The Ayodhya issue has seen 14 prime ministers and several legislations, but the solution won’t come from govt or judiciary.
With the Supreme Court deferring the crucial case of Ram Mandir-Babri Masjid dispute to January 2019 saying that an appropriate bench would be constituted to hear the matter, the chorus for Parliament legislation and an ordinance have increased. The RSS has publically suggested that the Ayodhya issue can be resolved only through enacting an appropriate law in Parliament.
The Supreme Court was hearing petitions challenging the Allahabad High Court verdict, which ruled that the disputed land in Ayodhya be divided into three parts. The Ayodhya Ram Janmabhoomi case, spanning nearly seven decades and surviving the Mughal and the British Raj, has seen 14 prime ministers since Independence. Prime Minister Narendra Modi is the first prime minister born after Independence who is now seized of the Ayodhya issue. Of course, he is neither new to the issue nor an outsider to the agitation to build a temple at the disputed site.
More than three crore cases are pending in Indian courts, and the Babri Masjid-Ram Mandir issue is one among them.
Never before in the history of court battles had a small piece of land measuring 2.77 acres been subjected to so much legal, social and political upheavals as the Ayodhya land, where supposedly a temple was destroyed and a mosque built by Mir Baqi, believed to be Babur’s army chief, in 1528. In 1991, the government of Uttar Pradesh acquired the land around the structure for the convenience of devotees coming to worship in the Ram Temple. Some say that the place was not being used by the local Muslims to offer prayers. On 6 December 1992, the dilapidated structure (Babri Masjid) was demolished by the Kar Sevaks.

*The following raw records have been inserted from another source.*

@@ -128,6 +129,8 @@
 int pxl_h16_reset_status(void);
 int pxl_split_tf32(const float* x, float* hi, float* lo, int64_t n, void* stream);
 int pxl_conv_tc_status(void);
+int pxl_conv_tail_split(int tiles, int grid);
+int pxl_conv_tail_work(int tiles, int grid, int f, int cta, int* items_host, int max_items);
 int pxl_conv_transpose_weights(const float* w, float* wt, int Cout, int T, int Cin, void* stream);
 int pxl_conv_transpose_weights_batched(const float* src_base, float* dst_base, const int64_t* table, int n,
                                        int64_t total_tiles, void* stream);
diff --git a/pixelssl_b200/_lib.py b/pixelssl_b200/_lib.py
--- a/pixelssl_b200/_lib.py
+++ b/pixelssl_b200/_lib.py
@@ -20,7 +20,8 @@
 class ConvTcExt(ctypes.Structure):
     _fields_ = [('w_ntaps', c_int), ('widx_host', ctypes.POINTER(c_int)), ('out_mul', c_int),
                 ('out_offy', c_int), ('out_offx', c_int), ('out_H', c_int), ('out_W', c_int),
-                ('bn_stats', c_void_p), ('out_scale', c_float), ('out_scale_dev', c_void_p), ('out_accumulate', c_int)]
+                ('bn_stats', c_void_p), ('out_scale', c_float), ('out_scale_dev', c_void_p), ('out_accumulate', c_int),
+                ('tail_split', c_int)]
 
 
 def header_code(path=HEADER_PATH):
diff --git a/pixelssl_b200/csrc/common.cuh b/pixelssl_b200/csrc/common.cuh
--- a/pixelssl_b200/csrc/common.cuh
+++ b/pixelssl_b200/csrc/common.cuh
@@ -16,7 +16,8 @@
 #define PXL_WS_STRONG_AUG 5
 #define PXL_WS_OHEM 6
 #define PXL_WS_DEPTHWISE 7
-#define PXL_WS_PURPOSES 8
+#define PXL_WS_CONV_TAIL 8
+#define PXL_WS_PURPOSES 9
 #define PXL_WS_STREAMS 8
 extern "C" void* pxl_workspace_(int purpose, void* stream, size_t bytes, int* rc);
 
diff --git a/pixelssl_b200/csrc/conv_tc.cu b/pixelssl_b200/csrc/conv_tc.cu
--- a/pixelssl_b200/csrc/conv_tc.cu
+++ b/pixelssl_b200/csrc/conv_tc.cu
@@ -118,6 +118,11 @@
 #pragma unroll
     for (int i = 0; i < R; ++i) asm volatile("" : "+f"(d[i])::"memory");
 }
+template <int N, int R>
+__device__ __forceinline__ auto lead(float (&d)[R]) -> float (&)[N / 2] {
+    static_assert(N / 2 <= R, "narrower than the tile");
+    return *reinterpret_cast<float(*)[N / 2]>(&d[0]);
+}
 
 template <int N, int KIND>
 __device__ __forceinline__ void wgmma_op(float (&d)[N / 2], uint64_t da, uint64_t db, int scale_d);
@@ -217,6 +222,7 @@
     int kc;
     float out_scale;
     int out_acc;
+    int tail_f;
     short dy[PXL_MAX_TAPS], dx[PXL_MAX_TAPS], widx[PXL_MAX_TAPS];
 };
 
@@ -231,15 +237,67 @@
     w0 = tw * p.BW; h0 = th * p.BH; n0 = nt * bn;
 }
 
+__host__ __device__ __forceinline__ int tc_tail_start(int tiles, int grid) { return (tiles - 1) / grid * grid; }
+
+__host__ __device__ __forceinline__ int tc_sub_first(int m, int grid, int b) { return ((b - m) % grid + grid) % grid; }
+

The Union government under PM Narasimha Rao went into damage control mode and brought out a law called “The Acquisition of Certain Area at Ayodhya Act, 1993”. Through this Act, the central government acquired all rights of property whether movable or immovable in and around the Ram Janmabhoomi-Babri Masjid complex. Section 4 (2) and (3) of the Act specified that on the commencement of this Act, “any suit, appeal or other proceeding in any respect of the right, title and interest relating to any property, which was thus vested in the central government, pending before any court, tribunal or any other authority, shall abate”.
Besides, the Act in Section 6(1) also provided that the central government can hand over some or any extent of the land to any authority, body, trustees of any trust set up on or after the takeover of these areas, for any activity or construction as the government may deem fit. The Act was challenged, but the Supreme Court in 1994 upheld the Act. However, it struck down Section 4 (3), thereby reviving all the litigations and asserting the supremacy of the judiciary over legislature to decide the fate of the cases.
Surprisingly, subsequent governments decided to fight the cases in court rather than wrest control of the issue in Parliament.
Interestingly, there is also an argument that the 1993 Act can be amended by Parliament and included under the Ninth Schedule of the Constitution. Once a law is enacted and included in the Ninth Schedule, it gets protection under Article 31-B (validation of certain Acts and Regulations) and is not subject to judicial scrutiny.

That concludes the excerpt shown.